Statistical analysis was conducted using NCSS 12 Statistical Software 2018 (NCSS, Kaysville, UT; ncss.com/software/ncss). Data sets containing only two groups (i.e., those in Figs. 1, 3, and 4) were first tested for normality and equal variances. If the data passed tests for both normality and equal variances, the two groups were compared using an unpaired Student′s t-test. If the data passed normality testing but failed equal variance testing, comparisons were made using the Aspin-Welch t-test for comparing two groups with unequal variances. If the data failed normality testing, comparisons were made using the Mann-Whitney U-test (Wilcoxon’s rank-sum test). Data sets containing two factors with repeated measurements (i.e., those in Figs. 5–7) were first log-transformed to more closely approximate a normal distribution and then analyzed by repeated-measures two-factor ANOVA with post hoc comparisons using a Fisher’s least significant difference test. The criterion of significance was P < 0.05. Values are means ± SE.

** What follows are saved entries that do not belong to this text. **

+            t = t < 0 ? t0 : t;
+            qc = *reinterpret_cast<const float4*>(P.rgb + (long long)t * 4);
+        }
+    };
+    auto commit = [&](int pb) __attribute__((always_inline)) {
+        char* hi_pl = lds + pb * (2 * MF_PLANE);
+        char* lo_pl = hi_pl + MF_PLANE;
+#pragma unroll
+        for (int k = 0; k < MF_T / 8; ++k) {
+            const int r = wave + 8 * k;
             uint2 h, l;
-            split_pair(q.x, q.y, h.x, l.x);
-            split_pair(q.z, q.w, h.y, l.y);
+            split_pair(q[k].x, q[k].y, h.x, l.x);
+            split_pair(q[k].z, q[k].w, h.y, l.y);
             range_acc<false>(rmax, h.x);
             range_acc<false>(rmax, h.y);
-            *reinterpret_cast<uint2*>(hi_pl + r * STR272 + lane * 8) = h;
-            *reinterpret_cast<uint2*>(lo_pl + r * STR272 + lane * 8) = l;
-        }
-        if (tid < MF_TEX) {
-            const long long t = texel(min(xs + tid, x1));
-            const float4 c = *reinterpret_cast<const float4*>(P.rgb + t * 4);
+            *reinterpret_cast<uint2*>(hi_pl + r * MF_STR + lane * 8) = h;
+            *reinterpret_cast<uint2*>(lo_pl + r * MF_STR + lane * 8) = l;
+        }
+        if (tid < MF_T) {
             uint4 th = make_uint4(0u, 0u, 0u, 0u), tl = make_uint4(0u, 0u, 0u, 0u);
-            split_pair(c.x, c.y, th.x, tl.x);
-            split_pair(c.z, 0.f, th.y, tl.y);
+            split_pair(qc.x, qc.y, th.x, tl.x);
+            split_pair(qc.z, 0.f, th.y, tl.y);
             range_acc<false>(rmax, th.x);
             range_acc<false>(rmax, th.y);
             const uint4 z4 = make_uint4(0u, 0u, 0u, 0u);
-            *reinterpret_cast<uint4*>(hi_pl + tid * STR272 + 512) = th;
-            *reinterpret_cast<uint4*>(hi_pl + tid * STR272 + 528) = z4;
-            *reinterpret_cast<uint4*>(lo_pl + tid * STR272 + 512) = tl;
-            *reinterpret_cast<uint4*>(lo_pl + tid * STR272 + 528) = z4;
-        }
-        range_commit(P.range, TH_RANGE_F, seen_f, rmax);
-    }
+            *reinterpret_cast<uint4*>(hi_pl + tid * MF_STR + 512) = th;
+            *reinterpret_cast<uint4*>(lo_pl + tid * MF_STR + 512) = tl;
+#pragma unroll
+            for (int z = 1; z < 4; ++z) {
+                *reinterpret_cast<uint4*>(hi_pl + tid * MF_STR + 512 + 16 * z) = z4;
+                *reinterpret_cast<uint4*>(lo_pl + tid * MF_STR + 512 + 16 * z) = z4;
+            }
+        }
+    };
+    request(0);
+
+    uint4 w[MF_KS][MF_CT][2];
+    float* obase[MF_CT];
+    float osc[MF_CT];
+#pragma unroll
+    for (int c = 0; c < MF_CT; ++c) {
+        const int col = slice * (128 * MF_CT) + wave * (16 * MF_CT) + 16 * c;
+        const int layer = col >> 8, cl = col & 255, j = cl >> 4;
+        const FusedLayer& L = layer == 0 ? P.ar0 : P.rst;
+        const uint4* wl = L.w + ((long long)(j >> 1) * MF_KS * 2 + (j & 1)) * 128 + lane;
+#pragma unroll
+        for (int t = 0; t < MF_KS; ++t) {
+            w[t][c][0] = wl[t * 256];
+            w[t][c][1] = wl[t * 256 + 64];
+        }
+        obase[c] = (layer == 0 ? P.out0 : P.out12) + cl + 4 * g4;
+        osc[c] = layer == 0 ? P.ar0.inv_scale : (cl < 128 ? P.rst.inv_scale : P.rst.inv_scale2);
+    }
+    int nnext = fill(1);
+    commit(0);
     __syncthreads();
-    const int myrow = lane & 31;
-    uint4 wk2[FM_RING_D2][2][2];
-    f32x16 acc[2][MF_RT];
-    gemm_phase_core<MF_RT, 2, STR272, 32 * STR272, FM_RING_D2, true, 3, false>(hi_pl, lo_pl, wslice(P.ar0, wave, 2, 0), MF_KB, lane, acc, wk2);
-    {
-        const float sc = P.ar0.inv_scale;
-#pragma unroll
-        for (int r = 0; r < MF_RT; ++r) {
-            const int x = xs + r * 32 + myrow;
-            if (MF_STORE(x <= x1)) {
-                float* o = P.out0 + texel(x) * 256 + wave * 64 + 4 * (lane >> 5);
-#pragma unroll
-                for (int c = 0; c < 2; ++c)
-#pragma unroll
-                    for (int g = 0; g < 4; ++g)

Fig. 1. — *A–C*: urinary excretion rates of 2′,3′-cAMP, 2′-AMP, and 3′-AMP in 2′,3′-cyclic nucleotide 3′-phosphodiesterase (CNPase) wild-type (CNPase^+/+) and knockout (CNPase^−/−) mice. D: urinary 2′-AMP-to-3′-AMP ratio in CNPase^+/+ and CNPase^−/− mice. Values are means ± SE.

Fig. 3. — *A–C*: urinary excretion rates of 2′,3′-cGMP, 2′-GMP, and 3′-GMP in 2′,3′-cyclic nucleotide 3′-phosphodiesterase (CNPase) wild-type (CNPase^+/+) and knockout (CNPase^−/−) mice. D: urinary 2′-GMP-to-3′-GMP ratio in CNPase^+/+ and CNPase^−/− mice. Values are means ± SE.

Fig. 4. — Effects of intravenous infusions of 2′,3′-cAMP and 2′,3′-cGMP, both at 0.3 µmol·kg⁻¹·min⁻¹, on mean arterial blood pressure (MABP) in 2′,3′-cyclic nucleotide 3′-phosphodiesterase (CNPase) wild-type (CNPase^+/+) and knockout (CNPase^−/−) mice. Basal MABPs were as follows: 100 ± 4 mmHg in 2′,3′-cAMP-infused CNPase^+/+ mice, 95 ± 3 mmHg in 2′,3′-cAMP-infused CNPase^−/− mice, 96 ± 2 mmHg in 2′,3′-cGMP-infused CNPase^+/+ mice, and 93 ± 5 mmHg in 2′,3′-cGMP-infused CNPase^−/− mice. Values are means ± SE.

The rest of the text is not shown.